Teke Teke (2009) extends director Koji Shiraishi’s interest in adapting Japanese urban legends into film. This particular legend, often told by school children, tells of the ghost of a young woman split in half by a train. Her legless ghost haunts the train station, propelling herself on hands or elbows, making the ‘teke teke’ sound as she pursues her victims through the tunnels. Low budget director, Shiraishi, responsible for Carved (2008), and the UK-banned torture flick, Grotesque (2009), certainly isn’t averse to cinematic violence so the gore restraint in this film is somewhat surprising. As with most urban legends, retellings vary regionally. In this movie version, if the person being followed looks at the ghost it will give chase, slicing the victim neatly in half upon capture. Victims who escape the clutches of the ghost are given little chance to enjoy their moment. They are cursed and will die within three days.
Interesting casting choices place two popular cultural idols in lead roles. Yuki Oshima, a member of super group AKB48 plays Kana, a high school student who runs into ‘teke teke’ while investigating the murder of her best friend, and gravure idol (swimsuit model) Mami Yamasaki has the supporting lead as her cousin, Rei.

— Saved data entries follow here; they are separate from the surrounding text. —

void collect_timings(wb::Session& s) {
    WB_CUDA(cudaStreamSynchronize(s.st));
    cudaEventElapsedTime(&s.last_ms[0], s.ev[0], s.ev[1]);
    cudaEventElapsedTime(&s.last_ms[1], s.ev[1], s.ev[2]);
    cudaEventElapsedTime(&s.last_ms[2], s.ev[2], s.ev[3]);
    cudaEventElapsedTime(&s.last_ms[3], s.ev[0], s.ev[3]);
}

void prep_audio_device(wb::Model& model, const float* wave_dev, int64_t n_batch, int64_t n_samples, float* mel_out_dev,
                       int64_t* n_frames_out, cudaStream_t st) {
    using namespace wb;
    WB_REQUIRE(n_batch >= 1, "prep_audio: n_batch must be >= 1");
    WB_REQUIRE(n_samples >= N_FFT, "prep_audio: waveform shorter than n_fft (audio.rs:292)");
    WB_REQUIRE(n_samples < ((int64_t)1 << 30), "prep_audio: waveform too long");
    const int F = (int)(n_samples / HOP);
    std::vector<LogMelWindow> lw((size_t)n_batch);
    for (int64_t b = 0; b < n_batch; ++b)
        lw[(size_t)b] = LogMelWindow{b * n_samples, (int)n_samples, F, F, 0, b * (int64_t)F * N_MELS};
    DevBuf<LogMelWindow> dwin;
    DevBuf<int> slot;
    DevBuf<float> rows;
    dwin.alloc((size_t)n_batch);
    slot.alloc(1);
    rows.alloc((size_t)n_batch * F * N_MELS + 4);
    WB_CUDA(cudaMemcpyAsync(dwin.p, lw.data(), lw.size() * sizeof(LogMelWindow), cudaMemcpyHostToDevice, st));
    if (F > 0) {
        launch_logmel(model, wave_dev, dwin.p, (int)n_batch, F, rows.p, slot.p, 1, st);
        for (int64_t b = 0; b < n_batch; ++b)
            launch_rows_to_chan(rows.p + b * (int64_t)F * N_MELS, mel_out_dev + b * (int64_t)N_MELS * F, F, st);
    }
    WB_CUDA(cudaStreamSynchronize(st));
    if (n_frames_out) *n_frames_out = F;
}

struct FrontendOnly {
    wb::Model m;
    explicit FrontendOnly(int device) {
        using namespace wb;
        m.device = device;
        const FrontendTables& ft = frontend_tables();
        auto up = [&](const void* src, size_t bytes) {
            void* p = nullptr;
            WB_CUDA(cudaMalloc(&p, bytes));
            m.allocs.push_back(p);
            WB_CUDA(cudaMemcpy(p, src, bytes, cudaMemcpyHostToDevice));
            return p;
        };
        m.basis_t = (float*)up(ft.basis_t.data(), ft.basis_t.size() * sizeof(float));
        m.mel_filt = (float*)up(ft.mel_filt.data(), ft.mel_filt.size() * sizeof(float));
        std::vector<int> rng(2 * N_MELS);
        for (int i = 0; i < N_MELS; ++i) { rng[2 * i] = ft.mel_lo[i]; rng[2 * i + 1] = ft.mel_hi[i]; }
        m.mel_range = (int*)up(rng.data(), rng.size() * sizeof(int));
    }
};

FrontendOnly& frontend_for(int device) {
    static std::mutex mu;
    static std::map<int, std::unique_ptr<FrontendOnly>> cache;
    std::lock_guard<std::mutex> lock(mu);
    auto& slot = cache[device];
    if (!slot) slot.reset(new FrontendOnly(device));
    return *slot;
}

}

extern "C" {

const char* wb_version(void) { return "whisper_b200 0.1.0 (sm_90a)"; }
const char* wb_last_error(void) { return wb::last_error_string().c_str(); }

int wb_device_count(int* n_out) {
    return guarded([&] {
        WB_REQUIRE(n_out != nullptr, "null output");
        int n = 0;
        if (cudaGetDeviceCount(&n) != cudaSuccess) { cudaGetLastError(); n = 0; }
        *n_out = n;
    });
}

int64_t wb_max_waveform_samples(int64_t n_frame_max) {
    return (int64_t)wb::HOP * (n_frame_max + 1) + (wb::N_FFT % 2) - 1;
}

int wb_prep_audio(int device, const float* wave, int64_t n_batch, int64_t n_samples, float* mel_out,
                  int64_t* n_frames_out) {
    return guarded([&] {
        WB_REQUIRE(wave && mel_out, "prep_audio: null pointer");
        WB_REQUIRE(n_batch >= 1, "prep_audio: n_batch must be >= 1");
        WB_REQUIRE(n_samples >= wb::N_FFT, "prep_audio: waveform shorter than n_fft (audio.rs:292)");
        require_device(device);
        FrontendOnly& fe = frontend_for(device);
        const int64_t F = n_samples / wb::HOP;
        wb::DevBuf<float> dw, dm;
        dw.alloc((size_t)(n_batch * n_samples));
        dm.alloc((size_t)(n_batch * wb::N_MELS * F) + 4);
        WB_CUDA(cudaMemcpy(dw.p, wave, (size_t)(n_batch * n_samples) * sizeof(float), cudaMemcpyHostToDevice));
        prep_audio_device(fe.m, dw.p, n_batch, n_samples, dm.p, n_frames_out, nullptr);
        WB_CUDA(cudaMemcpy(mel_out, dm.p, (size_t)(n_batch * wb::N_MELS * F) * sizeof(float), cudaMemcpyDeviceToHost));
    });
}

int wb_prep_audio_dev(int device, const float* wave_dev, int64_t n_batch, int64_t n_samples, float* mel_out_dev,
                      int64_t* n_frames_out) {
    return guarded([&] {
        WB_REQUIRE(wave_dev && mel_out_dev, "prep_audio: null pointer");
        require_device(device);
        FrontendOnly& fe = frontend_for(device);
        prep_audio_device(fe.m, wave_dev, n_batch, n_samples, mel_out_dev, n_frames_out, nullptr);
    });
}

int wb_model_create(const wb_dims* dims, int device, wb_model** out) {
    return guarded([&] {
        WB_REQUIRE(dims && out, "model_create: null pointer");
        WB_REQUIRE(dims->n_mels > 0 && dims->n_audio_ctx > 0 && dims->n_audio_state > 0 && dims->n_audio_head > 0 &&
                       dims->n_audio_layer > 0 && dims->n_vocab > 0 && dims->n_text_ctx > 0 && dims->n_text_state > 0 &&
                       dims->n_text_head > 0 && dims->n_text_layer > 0,
                   "model_create: non-positive dimension");
        require_device(device);
        wb_model* m = new wb_model();
        m->impl.dims = *dims;
        m->impl.device = device;
        *out = m;
    });
}

int wb_model_set_tensor(wb_model* m, const char* path, const float* data, const int64_t* shape, int ndim) {
    return guarded([&] {
        WB_REQUIRE(m != nullptr, "null model");
        wb::model_set_tensor(m->impl, path, data, shape, ndim);
    });
}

With more than half the film’s short 70 minute run time given over to character development, the wait to actually see the ghost makes up most of the suspense. Special effects artist Yoshihiro Nishimura (Tokyo Gore Police, Machine Girl) led the creature design team and compared to his past work, I expected something more a bit more intense. Many of the same shots are reused, showing the ghost scampering along a dark corridor and the darkness of those shots makes the ghost difficult to see. Finally, a full daylight close-up delivers the goods during a scene that finds a terrified Kana’s refusal to look at the ghost as it moves menacingly near her face.
The concluding element of the film forms a derivative race against time where Kana and Rei attempt to placate the vengeful spirit before their three days expire. In uncovering the ghost’s story, however, Shiraishi playfully references an alternate version of the legend, that of Kashima Reiko, a female ghost without legs that lives in school bathrooms.
In spite of a generic, rushed ending, several directorial choices maintain a fresh take on the tired J-horror formula. The nearly all-female cast and well-written character roles could spark some interesting new film trends. Given his casting choices, Shiraishi might have exploited idol adoration, but chooses (wisely) to play it straight and in doing so pulls solid performances from his leads. Deliberate pacing moves the film along in realistic fashion, a nice contrast to the unreal situation the girls find themselves in, and the ghost story embedded within a slice of life narrative provides welcome relief from the standard scenarios.
Originally shown as a double feature with Teke Teke 2, this first film plays like a setup for its more violent sequel, especially apparent once the viewer watches the bridging scene right after the credits end. For horror fans with a taste for the extreme, Teke Teke may prove too tame with its minimal gore and relatively few shocking moments. However, in its casting, narrative style, and source material it takes some interesting new steps in a direction that may prove influential to future J-horror directors.